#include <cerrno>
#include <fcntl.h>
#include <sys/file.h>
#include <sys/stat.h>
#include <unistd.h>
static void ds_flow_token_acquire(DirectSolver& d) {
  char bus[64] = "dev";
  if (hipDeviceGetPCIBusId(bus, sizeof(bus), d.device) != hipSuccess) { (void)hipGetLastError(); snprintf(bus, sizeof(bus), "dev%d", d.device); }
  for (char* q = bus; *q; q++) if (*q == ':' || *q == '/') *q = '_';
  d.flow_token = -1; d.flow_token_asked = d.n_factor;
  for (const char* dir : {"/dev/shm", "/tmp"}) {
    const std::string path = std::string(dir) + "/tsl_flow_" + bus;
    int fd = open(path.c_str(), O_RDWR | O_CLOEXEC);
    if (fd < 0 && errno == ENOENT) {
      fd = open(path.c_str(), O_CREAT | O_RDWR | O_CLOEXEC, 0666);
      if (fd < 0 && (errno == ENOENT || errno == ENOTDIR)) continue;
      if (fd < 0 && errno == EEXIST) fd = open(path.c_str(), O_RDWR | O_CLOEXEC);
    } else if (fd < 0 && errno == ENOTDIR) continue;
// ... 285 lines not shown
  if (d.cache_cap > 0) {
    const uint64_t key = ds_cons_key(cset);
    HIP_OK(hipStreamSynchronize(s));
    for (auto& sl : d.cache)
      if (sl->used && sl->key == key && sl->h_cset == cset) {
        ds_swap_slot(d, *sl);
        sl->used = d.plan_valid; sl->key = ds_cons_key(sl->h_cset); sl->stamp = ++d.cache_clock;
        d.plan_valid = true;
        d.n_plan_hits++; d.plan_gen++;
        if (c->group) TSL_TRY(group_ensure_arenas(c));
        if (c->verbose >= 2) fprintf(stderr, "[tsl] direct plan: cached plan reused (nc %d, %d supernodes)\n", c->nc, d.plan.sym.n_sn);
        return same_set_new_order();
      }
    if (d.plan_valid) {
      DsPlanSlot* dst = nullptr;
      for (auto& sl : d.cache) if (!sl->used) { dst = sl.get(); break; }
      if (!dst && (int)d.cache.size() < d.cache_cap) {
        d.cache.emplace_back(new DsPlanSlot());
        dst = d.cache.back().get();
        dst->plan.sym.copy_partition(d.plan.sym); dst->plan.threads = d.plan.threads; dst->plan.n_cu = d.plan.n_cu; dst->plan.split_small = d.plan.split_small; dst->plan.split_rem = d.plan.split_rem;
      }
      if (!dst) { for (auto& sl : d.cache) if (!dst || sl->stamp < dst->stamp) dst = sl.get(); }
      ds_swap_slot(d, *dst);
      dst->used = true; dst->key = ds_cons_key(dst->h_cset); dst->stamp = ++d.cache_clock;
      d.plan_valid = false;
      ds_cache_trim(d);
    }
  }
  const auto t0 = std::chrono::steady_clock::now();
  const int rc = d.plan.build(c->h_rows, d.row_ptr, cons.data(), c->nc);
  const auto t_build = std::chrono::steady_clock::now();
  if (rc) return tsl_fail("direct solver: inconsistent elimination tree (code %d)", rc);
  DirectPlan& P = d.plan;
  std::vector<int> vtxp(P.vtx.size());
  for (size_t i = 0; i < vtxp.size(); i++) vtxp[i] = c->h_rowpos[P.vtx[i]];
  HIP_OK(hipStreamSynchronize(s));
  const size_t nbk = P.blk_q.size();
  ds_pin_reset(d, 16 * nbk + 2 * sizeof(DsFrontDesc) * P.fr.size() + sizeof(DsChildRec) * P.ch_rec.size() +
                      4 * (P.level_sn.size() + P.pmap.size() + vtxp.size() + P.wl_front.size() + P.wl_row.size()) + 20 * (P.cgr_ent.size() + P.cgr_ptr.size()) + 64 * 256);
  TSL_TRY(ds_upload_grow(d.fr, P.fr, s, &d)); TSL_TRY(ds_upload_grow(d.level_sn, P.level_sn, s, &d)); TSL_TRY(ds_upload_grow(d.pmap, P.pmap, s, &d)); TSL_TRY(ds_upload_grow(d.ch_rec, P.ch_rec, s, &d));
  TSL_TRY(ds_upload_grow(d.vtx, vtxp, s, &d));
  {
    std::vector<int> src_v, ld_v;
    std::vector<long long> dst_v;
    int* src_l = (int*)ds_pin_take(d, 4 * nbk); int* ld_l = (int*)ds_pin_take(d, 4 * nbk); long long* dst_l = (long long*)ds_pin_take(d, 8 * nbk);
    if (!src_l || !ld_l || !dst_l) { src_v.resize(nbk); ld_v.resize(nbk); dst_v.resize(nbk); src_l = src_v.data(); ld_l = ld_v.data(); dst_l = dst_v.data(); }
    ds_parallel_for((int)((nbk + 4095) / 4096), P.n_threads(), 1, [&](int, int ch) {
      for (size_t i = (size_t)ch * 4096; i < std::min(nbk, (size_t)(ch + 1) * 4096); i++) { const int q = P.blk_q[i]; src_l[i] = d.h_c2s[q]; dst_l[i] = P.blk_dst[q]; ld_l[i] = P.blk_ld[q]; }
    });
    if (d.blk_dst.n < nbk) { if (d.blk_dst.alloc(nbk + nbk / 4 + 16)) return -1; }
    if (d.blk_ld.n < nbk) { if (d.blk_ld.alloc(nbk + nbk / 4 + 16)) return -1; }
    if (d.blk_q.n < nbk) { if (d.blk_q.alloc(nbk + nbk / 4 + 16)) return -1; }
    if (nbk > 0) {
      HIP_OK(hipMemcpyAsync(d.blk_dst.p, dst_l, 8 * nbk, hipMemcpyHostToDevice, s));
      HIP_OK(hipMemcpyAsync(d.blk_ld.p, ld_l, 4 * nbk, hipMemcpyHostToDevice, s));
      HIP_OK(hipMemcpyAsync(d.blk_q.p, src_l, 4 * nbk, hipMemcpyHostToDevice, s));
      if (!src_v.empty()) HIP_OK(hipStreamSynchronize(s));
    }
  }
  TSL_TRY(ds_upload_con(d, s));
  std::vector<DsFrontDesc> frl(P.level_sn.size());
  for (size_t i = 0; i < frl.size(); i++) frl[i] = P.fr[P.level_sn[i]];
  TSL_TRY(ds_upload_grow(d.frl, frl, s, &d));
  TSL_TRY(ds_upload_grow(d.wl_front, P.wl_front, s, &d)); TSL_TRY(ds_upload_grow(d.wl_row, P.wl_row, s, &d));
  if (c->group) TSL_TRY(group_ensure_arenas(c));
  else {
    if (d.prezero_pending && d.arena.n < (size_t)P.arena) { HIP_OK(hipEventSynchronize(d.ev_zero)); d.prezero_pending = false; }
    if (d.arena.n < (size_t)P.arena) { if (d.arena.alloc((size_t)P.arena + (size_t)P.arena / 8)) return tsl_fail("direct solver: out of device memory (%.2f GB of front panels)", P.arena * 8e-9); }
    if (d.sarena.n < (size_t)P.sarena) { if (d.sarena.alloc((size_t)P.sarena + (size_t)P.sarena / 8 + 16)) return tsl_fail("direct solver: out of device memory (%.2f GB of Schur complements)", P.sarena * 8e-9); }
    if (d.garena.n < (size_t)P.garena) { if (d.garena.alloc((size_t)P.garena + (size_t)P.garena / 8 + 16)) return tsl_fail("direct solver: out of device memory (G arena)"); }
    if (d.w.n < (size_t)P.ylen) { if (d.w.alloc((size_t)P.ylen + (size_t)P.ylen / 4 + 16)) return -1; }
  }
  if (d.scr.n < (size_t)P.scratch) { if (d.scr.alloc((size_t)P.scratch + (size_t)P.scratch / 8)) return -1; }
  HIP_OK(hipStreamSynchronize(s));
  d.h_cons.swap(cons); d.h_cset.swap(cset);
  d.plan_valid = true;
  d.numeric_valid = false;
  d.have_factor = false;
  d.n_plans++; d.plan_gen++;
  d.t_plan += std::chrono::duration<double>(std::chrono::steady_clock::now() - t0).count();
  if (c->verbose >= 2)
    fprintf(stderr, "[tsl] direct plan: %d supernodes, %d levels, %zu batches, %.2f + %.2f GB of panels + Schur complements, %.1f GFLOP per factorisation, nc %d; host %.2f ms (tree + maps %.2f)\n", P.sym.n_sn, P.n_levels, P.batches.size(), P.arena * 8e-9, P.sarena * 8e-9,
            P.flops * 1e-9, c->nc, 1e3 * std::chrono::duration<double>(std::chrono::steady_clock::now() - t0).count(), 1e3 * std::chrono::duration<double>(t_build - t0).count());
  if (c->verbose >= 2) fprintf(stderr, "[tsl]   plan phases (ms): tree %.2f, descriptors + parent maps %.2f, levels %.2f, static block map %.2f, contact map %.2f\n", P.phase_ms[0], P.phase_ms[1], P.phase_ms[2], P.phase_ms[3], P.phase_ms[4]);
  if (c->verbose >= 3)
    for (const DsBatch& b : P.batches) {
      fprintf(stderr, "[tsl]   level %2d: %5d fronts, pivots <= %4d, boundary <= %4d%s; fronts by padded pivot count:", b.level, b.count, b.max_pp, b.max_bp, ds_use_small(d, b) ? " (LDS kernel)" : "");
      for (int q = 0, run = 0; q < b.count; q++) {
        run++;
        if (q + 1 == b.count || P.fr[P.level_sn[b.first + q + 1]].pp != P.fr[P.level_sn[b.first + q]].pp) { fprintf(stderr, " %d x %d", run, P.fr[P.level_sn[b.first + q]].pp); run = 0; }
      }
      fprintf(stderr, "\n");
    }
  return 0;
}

---

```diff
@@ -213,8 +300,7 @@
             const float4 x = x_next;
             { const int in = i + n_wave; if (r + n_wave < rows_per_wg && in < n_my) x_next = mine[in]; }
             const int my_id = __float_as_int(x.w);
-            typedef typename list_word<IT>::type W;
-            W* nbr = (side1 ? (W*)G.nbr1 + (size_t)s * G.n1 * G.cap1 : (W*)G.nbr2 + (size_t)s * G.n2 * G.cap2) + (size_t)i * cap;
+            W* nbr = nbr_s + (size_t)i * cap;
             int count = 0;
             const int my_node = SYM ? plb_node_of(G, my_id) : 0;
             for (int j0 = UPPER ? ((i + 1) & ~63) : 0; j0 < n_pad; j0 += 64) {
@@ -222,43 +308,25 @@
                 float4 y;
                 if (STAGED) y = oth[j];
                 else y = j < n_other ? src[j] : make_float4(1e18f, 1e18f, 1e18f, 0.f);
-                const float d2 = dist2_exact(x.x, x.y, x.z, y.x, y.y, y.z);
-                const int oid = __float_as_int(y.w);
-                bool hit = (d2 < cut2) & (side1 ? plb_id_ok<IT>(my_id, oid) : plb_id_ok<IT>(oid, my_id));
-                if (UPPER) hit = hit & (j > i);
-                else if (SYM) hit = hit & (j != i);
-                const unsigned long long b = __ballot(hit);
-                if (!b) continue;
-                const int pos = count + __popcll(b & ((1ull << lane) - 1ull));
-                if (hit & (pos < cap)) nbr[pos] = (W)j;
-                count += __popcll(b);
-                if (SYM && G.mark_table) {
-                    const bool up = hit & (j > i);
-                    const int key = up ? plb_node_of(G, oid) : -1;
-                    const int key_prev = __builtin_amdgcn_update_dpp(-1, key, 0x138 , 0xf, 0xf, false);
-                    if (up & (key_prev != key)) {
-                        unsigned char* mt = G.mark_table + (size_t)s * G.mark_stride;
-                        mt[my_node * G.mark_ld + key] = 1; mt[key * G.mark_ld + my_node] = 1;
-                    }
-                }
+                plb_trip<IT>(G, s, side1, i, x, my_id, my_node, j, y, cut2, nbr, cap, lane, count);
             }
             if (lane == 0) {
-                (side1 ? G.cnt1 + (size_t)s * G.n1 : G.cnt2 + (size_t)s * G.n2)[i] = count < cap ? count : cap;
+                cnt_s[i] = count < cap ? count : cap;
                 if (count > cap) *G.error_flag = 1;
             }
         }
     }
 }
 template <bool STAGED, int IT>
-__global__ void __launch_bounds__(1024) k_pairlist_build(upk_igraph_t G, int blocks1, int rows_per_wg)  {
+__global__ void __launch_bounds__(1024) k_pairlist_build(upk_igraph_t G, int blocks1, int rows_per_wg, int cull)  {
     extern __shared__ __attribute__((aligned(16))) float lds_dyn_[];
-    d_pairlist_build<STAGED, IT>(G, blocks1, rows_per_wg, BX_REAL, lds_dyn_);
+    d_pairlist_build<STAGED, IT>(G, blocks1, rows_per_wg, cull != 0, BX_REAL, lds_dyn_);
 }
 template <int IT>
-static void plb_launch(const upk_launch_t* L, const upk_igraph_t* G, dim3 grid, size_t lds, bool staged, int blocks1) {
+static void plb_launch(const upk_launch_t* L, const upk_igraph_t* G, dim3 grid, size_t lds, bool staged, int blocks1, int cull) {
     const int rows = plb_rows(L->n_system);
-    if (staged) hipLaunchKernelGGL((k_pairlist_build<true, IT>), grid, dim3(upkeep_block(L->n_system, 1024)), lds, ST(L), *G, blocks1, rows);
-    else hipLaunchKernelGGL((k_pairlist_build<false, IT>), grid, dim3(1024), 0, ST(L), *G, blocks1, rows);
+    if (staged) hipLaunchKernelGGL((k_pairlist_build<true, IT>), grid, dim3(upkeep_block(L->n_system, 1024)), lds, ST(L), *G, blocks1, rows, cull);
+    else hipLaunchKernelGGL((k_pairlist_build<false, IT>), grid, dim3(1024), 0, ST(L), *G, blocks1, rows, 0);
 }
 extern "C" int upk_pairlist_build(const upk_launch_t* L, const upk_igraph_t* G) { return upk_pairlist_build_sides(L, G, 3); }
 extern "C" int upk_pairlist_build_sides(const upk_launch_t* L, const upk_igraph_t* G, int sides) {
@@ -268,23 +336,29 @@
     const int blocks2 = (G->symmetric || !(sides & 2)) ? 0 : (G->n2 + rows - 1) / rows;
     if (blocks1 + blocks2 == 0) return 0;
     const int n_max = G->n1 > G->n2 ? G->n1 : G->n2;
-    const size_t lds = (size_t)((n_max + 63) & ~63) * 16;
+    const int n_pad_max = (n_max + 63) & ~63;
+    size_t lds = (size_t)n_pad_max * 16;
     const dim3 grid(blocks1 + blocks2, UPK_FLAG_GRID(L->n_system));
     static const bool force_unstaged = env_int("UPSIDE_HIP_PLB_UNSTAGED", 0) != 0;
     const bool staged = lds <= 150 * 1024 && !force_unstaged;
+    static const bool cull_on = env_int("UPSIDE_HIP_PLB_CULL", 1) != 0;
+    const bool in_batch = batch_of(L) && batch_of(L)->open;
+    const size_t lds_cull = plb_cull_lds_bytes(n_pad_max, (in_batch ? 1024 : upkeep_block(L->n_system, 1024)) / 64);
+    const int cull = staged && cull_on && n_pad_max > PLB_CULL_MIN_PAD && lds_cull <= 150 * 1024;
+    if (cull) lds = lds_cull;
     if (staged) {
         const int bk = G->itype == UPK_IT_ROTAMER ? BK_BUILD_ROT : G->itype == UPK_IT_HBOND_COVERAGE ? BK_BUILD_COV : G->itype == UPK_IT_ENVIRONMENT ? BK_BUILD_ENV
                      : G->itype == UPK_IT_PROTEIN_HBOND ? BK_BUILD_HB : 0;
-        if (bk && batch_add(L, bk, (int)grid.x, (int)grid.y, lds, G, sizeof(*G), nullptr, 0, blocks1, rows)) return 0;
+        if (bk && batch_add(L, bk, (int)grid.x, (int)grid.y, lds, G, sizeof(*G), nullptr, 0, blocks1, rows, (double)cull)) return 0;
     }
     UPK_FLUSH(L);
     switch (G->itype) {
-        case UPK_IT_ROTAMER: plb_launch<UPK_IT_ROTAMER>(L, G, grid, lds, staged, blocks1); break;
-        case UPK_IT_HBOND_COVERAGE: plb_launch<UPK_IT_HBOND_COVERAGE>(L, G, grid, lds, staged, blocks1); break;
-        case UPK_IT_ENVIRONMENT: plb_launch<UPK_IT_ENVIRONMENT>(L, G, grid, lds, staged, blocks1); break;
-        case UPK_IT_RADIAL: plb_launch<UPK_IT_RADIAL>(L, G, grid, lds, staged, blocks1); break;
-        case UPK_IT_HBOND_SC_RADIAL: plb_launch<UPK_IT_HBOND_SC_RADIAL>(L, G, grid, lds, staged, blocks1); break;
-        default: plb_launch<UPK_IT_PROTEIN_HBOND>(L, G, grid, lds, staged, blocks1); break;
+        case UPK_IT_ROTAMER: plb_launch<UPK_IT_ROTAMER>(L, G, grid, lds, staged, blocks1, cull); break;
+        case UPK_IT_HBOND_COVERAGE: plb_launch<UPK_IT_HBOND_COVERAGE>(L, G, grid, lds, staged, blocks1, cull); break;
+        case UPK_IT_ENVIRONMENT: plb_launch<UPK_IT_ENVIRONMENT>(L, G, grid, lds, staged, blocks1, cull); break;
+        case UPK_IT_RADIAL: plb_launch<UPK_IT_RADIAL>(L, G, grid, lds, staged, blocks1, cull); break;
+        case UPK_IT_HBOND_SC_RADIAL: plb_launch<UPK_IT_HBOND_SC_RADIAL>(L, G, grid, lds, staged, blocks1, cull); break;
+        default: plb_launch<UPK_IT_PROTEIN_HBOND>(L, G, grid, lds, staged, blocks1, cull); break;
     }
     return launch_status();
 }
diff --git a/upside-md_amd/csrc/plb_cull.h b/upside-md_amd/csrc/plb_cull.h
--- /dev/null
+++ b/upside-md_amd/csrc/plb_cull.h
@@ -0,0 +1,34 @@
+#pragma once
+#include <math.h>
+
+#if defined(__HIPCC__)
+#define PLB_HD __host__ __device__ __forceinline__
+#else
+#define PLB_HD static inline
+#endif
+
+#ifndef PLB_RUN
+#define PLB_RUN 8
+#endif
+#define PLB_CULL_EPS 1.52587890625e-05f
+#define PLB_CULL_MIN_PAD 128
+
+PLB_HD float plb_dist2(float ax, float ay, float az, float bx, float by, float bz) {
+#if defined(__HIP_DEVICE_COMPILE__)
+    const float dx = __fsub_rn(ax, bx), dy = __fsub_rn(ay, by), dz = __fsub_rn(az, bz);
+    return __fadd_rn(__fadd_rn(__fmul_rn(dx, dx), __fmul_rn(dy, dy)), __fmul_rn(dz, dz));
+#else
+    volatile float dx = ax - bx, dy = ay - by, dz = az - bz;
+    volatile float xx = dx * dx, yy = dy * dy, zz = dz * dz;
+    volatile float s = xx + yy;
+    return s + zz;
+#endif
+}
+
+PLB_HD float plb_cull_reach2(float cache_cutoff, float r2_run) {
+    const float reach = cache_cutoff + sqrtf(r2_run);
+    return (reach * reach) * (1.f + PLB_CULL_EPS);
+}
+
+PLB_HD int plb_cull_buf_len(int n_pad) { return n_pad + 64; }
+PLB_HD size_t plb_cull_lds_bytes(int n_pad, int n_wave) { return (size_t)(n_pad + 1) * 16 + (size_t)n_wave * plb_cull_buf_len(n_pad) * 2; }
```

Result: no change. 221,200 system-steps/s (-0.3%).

■ **DESCRIPTION OF THE TASK**
Copy range, inclusive: the line holding "const uint64_t key = ds_cons_key(cset);" to the line holding "DirectPlan& P = d.plan;". Reproduce exactly those lines of the records above and no others.

■ **EXERCISE RESPONSE**
    const uint64_t key = ds_cons_key(cset);
    HIP_OK(hipStreamSynchronize(s));
    for (auto& sl : d.cache)
      if (sl->used && sl->key == key && sl->h_cset == cset) {
        ds_swap_slot(d, *sl);
        sl->used = d.plan_valid; sl->key = ds_cons_key(sl->h_cset); sl->stamp = ++d.cache_clock;
        d.plan_valid = true;
        d.n_plan_hits++; d.plan_gen++;
        if (c->group) TSL_TRY(group_ensure_arenas(c));
        if (c->verbose >= 2) fprintf(stderr, "[tsl] direct plan: cached plan reused (nc %d, %d supernodes)\n", c->nc, d.plan.sym.n_sn);
        return same_set_new_order();
      }
    if (d.plan_valid) {
      DsPlanSlot* dst = nullptr;
      for (auto& sl : d.cache) if (!sl->used) { dst = sl.get(); break; }
      if (!dst && (int)d.cache.size() < d.cache_cap) {
        d.cache.emplace_back(new DsPlanSlot());
        dst = d.cache.back().get();
        dst->plan.sym.copy_partition(d.plan.sym); dst->plan.threads = d.plan.threads; dst->plan.n_cu = d.plan.n_cu; dst->plan.split_small = d.plan.split_small; dst->plan.split_rem = d.plan.split_rem;
      }
      if (!dst) { for (auto& sl : d.cache) if (!dst || sl->stamp < dst->stamp) dst = sl.get(); }
      ds_swap_slot(d, *dst);
      dst->used = true; dst->key = ds_cons_key(dst->h_cset); dst->stamp = ++d.cache_clock;
      d.plan_valid = false;
      ds_cache_trim(d);
    }
  }
  const auto t0 = std::chrono::steady_clock::now();
  const int rc = d.plan.build(c->h_rows, d.row_ptr, cons.data(), c->nc);
  const auto t_build = std::chrono::steady_clock::now();
  if (rc) return tsl_fail("direct solver: inconsistent elimination tree (code %d)", rc);
  DirectPlan& P = d.plan;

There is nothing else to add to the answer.